START Data records

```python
def dbg_rng_init_host(seed, subsequence):
    s = np.zeros(6, np.uint32)
    load_library().rt_dbg_rng_init_host(int(seed), int(subsequence), _u32p(s))
    return s
```

### raytracertest_amd/csrc/rt_kernels.hpp

```cpp
#pragma once
#include <hip/hip_runtime.h>
#include <stdint.h>

namespace rtk {

constexpr uint32_t kSuperChunk = 1024u, kSuperMaxChunks = 64u;

struct TraceParams {
  float4*   render;
  uint32_t* counts;
  uint32_t* rng;
  uint32_t  W, H;
  uint32_t  row0, rows;
  uint32_t  npix;
  uint32_t  samples;
  float     cam[12];
  float     half_height, aspect, focal, aperture;
  float     tile_curv, tile_round;
  const float4* tri_a;
  const float*  tri_b;
  const float4* tri_color;
  uint32_t  n_tris;
  const float4* spheres;
  uint32_t  n_spheres;
  uint32_t  chunk;
  uint32_t  bin_list;
  uint32_t  block_list;
  unsigned long long* stats;
  uint32_t* image;
  const float4* tri_n;
#ifdef RT_TIMELINE
  unsigned long long* timeline;
#endif
  uint32_t* image_host;
  uint32_t  pretest_on;
  uint32_t  iters;
  uint32_t* macro_lists;
  uint32_t  macro_cap, macro_w, macro_h, macro_nx;
  uint32_t* super_lists;
  uint32_t  super_chunks, super_f, super_nx;
  float*    macro_bounds;
  uint32_t* tile_lists;
  uint32_t  row_il, row_phase;
  uint32_t* half_cost;
  uint32_t  cost_split_brow;
  const float4* sure_table;
  uint32_t* wave_lists;
  uint32_t  wave_cap;
  uint32_t  flags;
};

constexpr uint32_t TRACE_ZERO_ACC = 1u;
constexpr uint32_t TRACE_EMIT_IMAGE = 2u;
constexpr uint32_t TRACE_NEAREST_HIT = 4u;
constexpr uint32_t TRACE_PRETEST = 32u;
constexpr uint32_t TRACE_NO_SURE_HIT = 64u;

hipError_t launch_rng_init(uint32_t* rng, uint32_t npix, uint32_t p0, const uint32_t seeded[6],
                           const uint32_t* jump, const uint32_t* win, hipStream_t st);
hipError_t launch_prep_triangles(bool fma, bool edges, const float4* verts, uint32_t n, float4* tri_a, float* tri_b,
                                 float4* color, float4* normals, hipStream_t st);
uint32_t trace_lds_bytes(const TraceParams& p, bool bin);
hipError_t launch_trace(const TraceParams& p, bool fma, bool filter, bool bin, int K, hipStream_t st);
int trace_occupancy(int K, size_t lds);
hipError_t launch_convert(const float4* render, const uint32_t* counts, uint32_t* image, uint32_t npix,
                          hipStream_t st);

hipError_t launch_dbg_hit_triangle(bool fma, uint32_t n, const float* rays, const float* tris, int eps_mode,
                                   int* hit, float* tuv, float* normal, float* point, hipStream_t st);
bool trace_can_fuse(bool filter, bool bin);
hipError_t launch_macro_bin(const TraceParams& p, bool fma, hipStream_t st);
hipError_t launch_super_bin(const TraceParams& p, bool fma, hipStream_t st);
hipError_t launch_wave_lists(const TraceParams& p, bool fma, hipStream_t st);
hipError_t launch_delay(uint32_t us, hipStream_t st);
hipError_t launch_publish_half_cost(uint32_t* half_cost, unsigned long long* host_word, hipStream_t st);
hipError_t launch_sure_table(const float4* colors, uint32_t n_tris, uint32_t samples, float4* out, hipStream_t st);
hipError_t launch_tile_lists(const TraceParams& p, bool fma, hipStream_t st);
hipError_t launch_dbg_check_midrange(unsigned long long* out, hipStream_t st);
hipError_t launch_dbg_focal_boxes(bool fma, const TraceParams& p, float* boxes, float* focal, hipStream_t st);
hipError_t launch_dbg_classify(bool fma, bool forms, uint32_t slack_milli, const TraceParams& p, uint32_t level, uint32_t n_regions,
                               const uint32_t* regions, float* out, hipStream_t st);
hipError_t launch_dbg_valu_peak(uint32_t blocks, int iters, float* out, unsigned long long* clk, hipStream_t st);
hipError_t launch_dbg_sincos(uint32_t n, const float* x, float* s, float* c, hipStream_t st);
hipError_t launch_dbg_uniform(uint32_t n, uint32_t m, uint32_t* states, float* out, hipStream_t st);
hipError_t launch_dbg_get_ray(bool fma, const TraceParams& p, uint32_t n, const uint32_t* pixels,
                              uint32_t* states, float* rays, hipStream_t st);

}
```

END Data records

◆ About this exercise: All of the entries above should be transcribed exactly, line for line.

◆ Output for this task:
```python
def dbg_rng_init_host(seed, subsequence):
    s = np.zeros(6, np.uint32)
    load_library().rt_dbg_rng_init_host(int(seed), int(subsequence), _u32p(s))
    return s
```

### raytracertest_amd/csrc/rt_kernels.hpp

```cpp
#pragma once
#include <hip/hip_runtime.h>
#include <stdint.h>

namespace rtk {

constexpr uint32_t kSuperChunk = 1024u, kSuperMaxChunks = 64u;

struct TraceParams {
  float4*   render;
  uint32_t* counts;
  uint32_t* rng;
  uint32_t  W, H;
  uint32_t  row0, rows;
  uint32_t  npix;
  uint32_t  samples;
  float     cam[12];
  float     half_height, aspect, focal, aperture;
  float     tile_curv, tile_round;
  const float4* tri_a;
  const float*  tri_b;
  const float4* tri_color;
  uint32_t  n_tris;
  const float4* spheres;
  uint32_t  n_spheres;
  uint32_t  chunk;
  uint32_t  bin_list;
  uint32_t  block_list;
  unsigned long long* stats;
  uint32_t* image;
  const float4* tri_n;
#ifdef RT_TIMELINE
  unsigned long long* timeline;
#endif
  uint32_t* image_host;
  uint32_t  pretest_on;
  uint32_t  iters;
  uint32_t* macro_lists;
  uint32_t  macro_cap, macro_w, macro_h, macro_nx;
  uint32_t* super_lists;
  uint32_t  super_chunks, super_f, super_nx;
  float*    macro_bounds;
  uint32_t* tile_lists;
  uint32_t  row_il, row_phase;
  uint32_t* half_cost;
  uint32_t  cost_split_brow;
  const float4* sure_table;
  uint32_t* wave_lists;
  uint32_t  wave_cap;
  uint32_t  flags;
};

constexpr uint32_t TRACE_ZERO_ACC = 1u;
constexpr uint32_t TRACE_EMIT_IMAGE = 2u;
constexpr uint32_t TRACE_NEAREST_HIT = 4u;
constexpr uint32_t TRACE_PRETEST = 32u;
constexpr uint32_t TRACE_NO_SURE_HIT = 64u;

hipError_t launch_rng_init(uint32_t* rng, uint32_t npix, uint32_t p0, const uint32_t seeded[6],
                           const uint32_t* jump, const uint32_t* win, hipStream_t st);
hipError_t launch_prep_triangles(bool fma, bool edges, const float4* verts, uint32_t n, float4* tri_a, float* tri_b,
                                 float4* color, float4* normals, hipStream_t st);
uint32_t trace_lds_bytes(const TraceParams& p, bool bin);
hipError_t launch_trace(const TraceParams& p, bool fma, bool filter, bool bin, int K, hipStream_t st);
int trace_occupancy(int K, size_t lds);
hipError_t launch_convert(const float4* render, const uint32_t* counts, uint32_t* image, uint32_t npix,
                          hipStream_t st);

hipError_t launch_dbg_hit_triangle(bool fma, uint32_t n, const float* rays, const float* tris, int eps_mode,
                                   int* hit, float* tuv, float* normal, float* point, hipStream_t st);
bool trace_can_fuse(bool filter, bool bin);
hipError_t launch_macro_bin(const TraceParams& p, bool fma, hipStream_t st);
hipError_t launch_super_bin(const TraceParams& p, bool fma, hipStream_t st);
hipError_t launch_wave_lists(const TraceParams& p, bool fma, hipStream_t st);
hipError_t launch_delay(uint32_t us, hipStream_t st);
hipError_t launch_publish_half_cost(uint32_t* half_cost, unsigned long long* host_word, hipStream_t st);
hipError_t launch_sure_table(const float4* colors, uint32_t n_tris, uint32_t samples, float4* out, hipStream_t st);
hipError_t launch_tile_lists(const TraceParams& p, bool fma, hipStream_t st);
hipError_t launch_dbg_check_midrange(unsigned long long* out, hipStream_t st);
hipError_t launch_dbg_focal_boxes(bool fma, const TraceParams& p, float* boxes, float* focal, hipStream_t st);
hipError_t launch_dbg_classify(bool fma, bool forms, uint32_t slack_milli, const TraceParams& p, uint32_t level, uint32_t n_regions,
                               const uint32_t* regions, float* out, hipStream_t st);
hipError_t launch_dbg_valu_peak(uint32_t blocks, int iters, float* out, unsigned long long* clk, hipStream_t st);
hipError_t launch_dbg_sincos(uint32_t n, const float* x, float* s, float* c, hipStream_t st);
hipError_t launch_dbg_uniform(uint32_t n, uint32_t m, uint32_t* states, float* out, hipStream_t st);
hipError_t launch_dbg_get_ray(bool fma, const TraceParams& p, uint32_t n, const uint32_t* pixels,
                              uint32_t* states, float* rays, hipStream_t st);

}
```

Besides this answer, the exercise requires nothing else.